Эмери чуть надул губы: ему не нравились такие откровенные выражения верноподданнических чувств. Сам он определял это для себя так: умереть за ее величество — пожалуйста, в любой момент; но кричать при этом «да здравствует Корона!» — никогда!
— Продолжайте, — попросила Фейнне. — Что же вы остановились?
— Получив на веки вечные приют в Академических садах, наш сумасшедший старичок зарылся где-то в здешних чащобах и продолжил заниматься своими таинственными исследованиями. Руководство Академии предположило, что он будет работать в любой обстановке, даже если его выдворить из сада и поселить где-нибудь в подвалах на блошином рынке Коммарши. Поэтому, сочли наши административные умы, лучше уж держать безумца под присмотром. Таким образом, Хессицион остался в Академии, хотя от преподавания его отстранили. Впрочем, вероятнее всего, последнего обстоятельства он даже не заметил.
— Берегитесь! — сказала Фейнне, грозя Эмери пальцем. — Вы назвали запретное имя в третий раз!

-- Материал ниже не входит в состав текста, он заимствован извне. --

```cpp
__device__ __forceinline__ f32x2 fs_exp2_nonpos(f32x2 x)
{
    const f32x2 magic = splat2(12582912.0f);
    const f32x2 t = fma2(x, splat2(1.44269504088896341f), magic);
    const f32x2 n = t - magic;
    const f32x2 r = fma2(n, splat2(-0.693147182464599609375f), x);
    f32x2 q = fma2(r, splat2(kExpC5), splat2(kExpC4));
    q = fma2(r, q, splat2(kExpC3));
    q = fma2(r, q, splat2(kExpC2));
    q = fma2(r, q, splat2(kExpC1));
    q = fma2(r, q, splat2(1.0f));
    const i32x2 e = __builtin_bit_cast(i32x2, q) + (__builtin_bit_cast(i32x2, t) << 23);
    return __builtin_bit_cast(f32x2, e);
}

__device__ __forceinline__ f32x2 fs_exp2_of_neg(f32x2 q)
{
    const f32x2 magic = splat2(12582912.0f);
    const f32x2 t = fma2(q, splat2(-1.44269504088896341f), magic);
    const f32x2 n = t - magic;
    const f32x2 r = fma2(n, splat2(-0.693147182464599609375f), -q);
    f32x2 p = fma2(r, splat2(kExpC5), splat2(kExpC4));
    p = fma2(r, p, splat2(kExpC3));
    p = fma2(r, p, splat2(kExpC2));
    p = fma2(r, p, splat2(kExpC1));
    p = fma2(r, p, splat2(1.0f));
    const i32x2 e = __builtin_bit_cast(i32x2, p) + (__builtin_bit_cast(i32x2, t) << 23);
    return __builtin_bit_cast(f32x2, e);
}
template <bool FAST>
__device__ __forceinline__ f32x2 blend_exp_of_neg(f32x2 q)
{
    if constexpr (FAST) {
        const f32x2 t = q * splat2(-1.44269504088896341f);
// ... 223 lines not shown
```

### freesplat_amd/csrc/raster_fwd.hip

```cpp
#include <stdlib.h>

#include <type_traits>

#include "fs_common.h"

namespace fs {

template <int M>
__device__ __forceinline__ uint32_t lane_xor(uint32_t v)
{
    if constexpr (M == 1) return (uint32_t)__builtin_amdgcn_mov_dpp((int)v, 0xB1, 0xF, 0xF, true);
    else if constexpr (M == 2) return (uint32_t)__builtin_amdgcn_mov_dpp((int)v, 0x4E, 0xF, 0xF, true);
    else if constexpr (M == 3) return (uint32_t)__builtin_amdgcn_mov_dpp((int)v, 0x1B, 0xF, 0xF, true);
    else if constexpr (M < 32) return (uint32_t)__builtin_amdgcn_ds_swizzle((int)v, (M << 10) | 0x1F);
    else return (uint32_t)__shfl_xor((int)v, M, 64);
}
template <int M>
__device__ __forceinline__ unsigned long long lane_xor64(unsigned long long v)
{
    const uint32_t lo = lane_xor<M>((uint32_t)v), hi = lane_xor<M>((uint32_t)(v >> 32));
    return ((unsigned long long)hi << 32) | lo;
}

template <int DEG>
__device__ __forceinline__ void eval_sh(const float* __restrict__ sh, float3 dir, float* rgb,
                                        uint8_t& clampbits, int cs, int ks)
{
    float b[16];
    sh_basis<DEG>(dir.x, dir.y, dir.z, b);
    constexpr int NB = (DEG + 1) * (DEG + 1);
    clampbits = 0;
#pragma unroll
    for (int c = 0; c < 3; ++c) {
        const float* s = sh + c * cs;
        float acc = b[0] * s[0];
#pragma unroll
        for (int k = 1; k < NB; ++k) acc = acc + b[k] * s[k * ks];
        acc = acc + 0.5f;
        if (acc < 0.0f) clampbits |= (uint8_t)(1u << c);
        rgb[c] = fmaxf(acc, 0.0f);
    }
}

__device__ __forceinline__ void stage_rows(float* lds, const float* __restrict__ src, size_t base,
                                           int cnt, int per)
{
    const float* s = src + base * per;
    const int total = cnt * per;
    if ((((uintptr_t)s) & 15) == 0) {
        const int nv = total >> 2;
        int k = threadIdx.x;
        for (; k + 768 < nv; k += 1024) {
            const float4 v0 = ((const float4*)s)[k], v1 = ((const float4*)s)[k + 256];
            const float4 v2 = ((const float4*)s)[k + 512], v3 = ((const float4*)s)[k + 768];
            ((float4*)lds)[k] = v0; ((float4*)lds)[k + 256] = v1;
            ((float4*)lds)[k + 512] = v2; ((float4*)lds)[k + 768] = v3;
        }
        for (; k < nv; k += 256) ((float4*)lds)[k] = ((const float4*)s)[k];
        for (int k = (nv << 2) + threadIdx.x; k < total; k += blockDim.x) lds[k] = s[k];
    } else {
        for (int k = threadIdx.x; k < total; k += blockDim.x) lds[k] = s[k];
    }
}



struct QuadForm {
    float a, b, c;
    float Q;
    float D;
    float vplus;
    float Vmax;
    float inv2a;
};
__device__ __forceinline__ QuadForm quad_form(const float4 r0, const float4 r1)
{
    QuadForm f;
    f.a = -r0.z; f.c = -r0.w; f.b = -r1.x;
    f.Q = -(r1.z - 1e-3f * (1.0f + fabsf(r1.z)));
    f.D = 4.0f * f.a * f.c - f.b * f.b;
    const float invD = __builtin_amdgcn_rcpf(f.D);
    const float U = __builtin_amdgcn_sqrtf(fmaxf(4.0f * f.c * f.Q * invD, 0.0f));
    f.vplus = -f.b * __builtin_amdgcn_rcpf(2.0f * f.c) * U;
    f.Vmax = __builtin_amdgcn_sqrtf(fmaxf(4.0f * f.a * f.Q * invD, 0.0f));
    f.inv2a = __builtin_amdgcn_rcpf(2.0f * f.a);
    return f;
}
struct Band { float uL, uR; };
constexpr float kEps = 2e-5f;
__device__ __forceinline__ Band band_interval(const QuadForm& f, float vlo, float vhi)
{
    Band o;
    if (f.Q < 0.0f || vlo > f.Vmax + kEps || vhi < -f.Vmax - kEps) { o.uL = 3.0e38f; o.uR = -3.0e38f; return o; }
    const float vr = fminf(vhi, fmaxf(vlo, f.vplus)), vl = fminf(vhi, fmaxf(vlo, -f.vplus));
    const float sr = __builtin_amdgcn_sqrtf(fmaxf(4.0f * f.a * f.Q - f.D * vr * vr, 0.0f));
    const float sl = __builtin_amdgcn_sqrtf(fmaxf(4.0f * f.a * f.Q - f.D * vl * vl, 0.0f));
    o.uR = (-f.b * vr + sr) * f.inv2a;
    o.uL = (-f.b * vl - sl) * f.inv2a;
    const float w = kEps * (1.0f + fabsf(o.uR) + fabsf(o.uL));
    o.uR += w; o.uL -= w;
    return o;
}
struct RowBands { Band top, bot; };
__device__ __forceinline__ RowBands row_bands(const QuadForm& f, const float4 r0, int ty)
{
    const float v0 = (float)(ty * kTile) - r0.y;
    RowBands r;
    r.top = band_interval(f, v0, v0 + 7.0f);
    r.bot = band_interval(f, v0 + 8.0f, v0 + 15.0f);
    return r;
}
__device__ __forceinline__ uint32_t quad_mask_row(const RowBands& rb, const float4 r0, int tx)
{
    const float u0 = (float)(tx * kTile) - r0.x, u1 = u0 + 8.0f;
    uint32_t m = 0;
    if (!(u0 > rb.top.uR) && !(u0 + 7.0f < rb.top.uL)) m |= 1u;
    if (!(u1 > rb.top.uR) && !(u1 + 7.0f < rb.top.uL)) m |= 2u;
    if (!(u0 > rb.bot.uR) && !(u0 + 7.0f < rb.bot.uL)) m |= 4u;
    if (!(u1 > rb.bot.uR) && !(u1 + 7.0f < rb.bot.uL)) m |= 8u;
    return m;
}

__device__ __forceinline__ uint32_t band_cells(const Band& b, float px, int cell0, int ncell)
{
    const uint32_t full = ncell >= 32 ? 0xFFFFFFFFu : ((1u << ncell) - 1u);
    if (b.uL > b.uR) return 0u;
    if (!(b.uL <= b.uR)) return full;
    const float lo_f = ceilf((b.uL + px - 7.0f) * 0.125f - 1e-3f), hi_f = floorf((b.uR + px) * 0.125f + 1e-3f);
    const int lo = max((int)lo_f, cell0) - cell0, hi = min((int)hi_f, cell0 + ncell - 1) - cell0;
    if (lo > hi) return 0u;
    return ((2u << hi) - (1u << lo)) & full;
}
__device__ __forceinline__ unsigned long long pack_quad_masks(const QuadForm& f, const float4 r0, ushort4 rc)
{
    unsigned long long m = 0;
    const int rw = rc.z - rc.x, cell0 = 2 * rc.x, ncell = 2 * rw;
    int k = 0;
    for (int y = rc.y; y < rc.w; ++y) {
        const RowBands rb = row_bands(f, r0, y);
        const uint32_t top = band_cells(rb.top, r0.x, cell0, ncell), bot = band_cells(rb.bot, r0.x, cell0, ncell);
        for (int x = 0; x < rw; ++x, ++k) {
            const uint32_t nib = ((top >> (2 * x)) & 3u) | (((bot >> (2 * x)) & 3u) << 2);
            m |= (unsigned long long)nib << (4 * k);
        }
    }
    return m;
}
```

— Лично я в подобные глупости не верю, — объявил Эмери. — Возможно, здесь действительно обитает выживший из ума старичок, оставленный на казенных харчах за заслуги перед наукой и Академией. Доживает последние дни. Но вряд ли он выпрыгивает, как шутик из коробки, если назвать его имя трижды. Я просто хотел вас развеселить...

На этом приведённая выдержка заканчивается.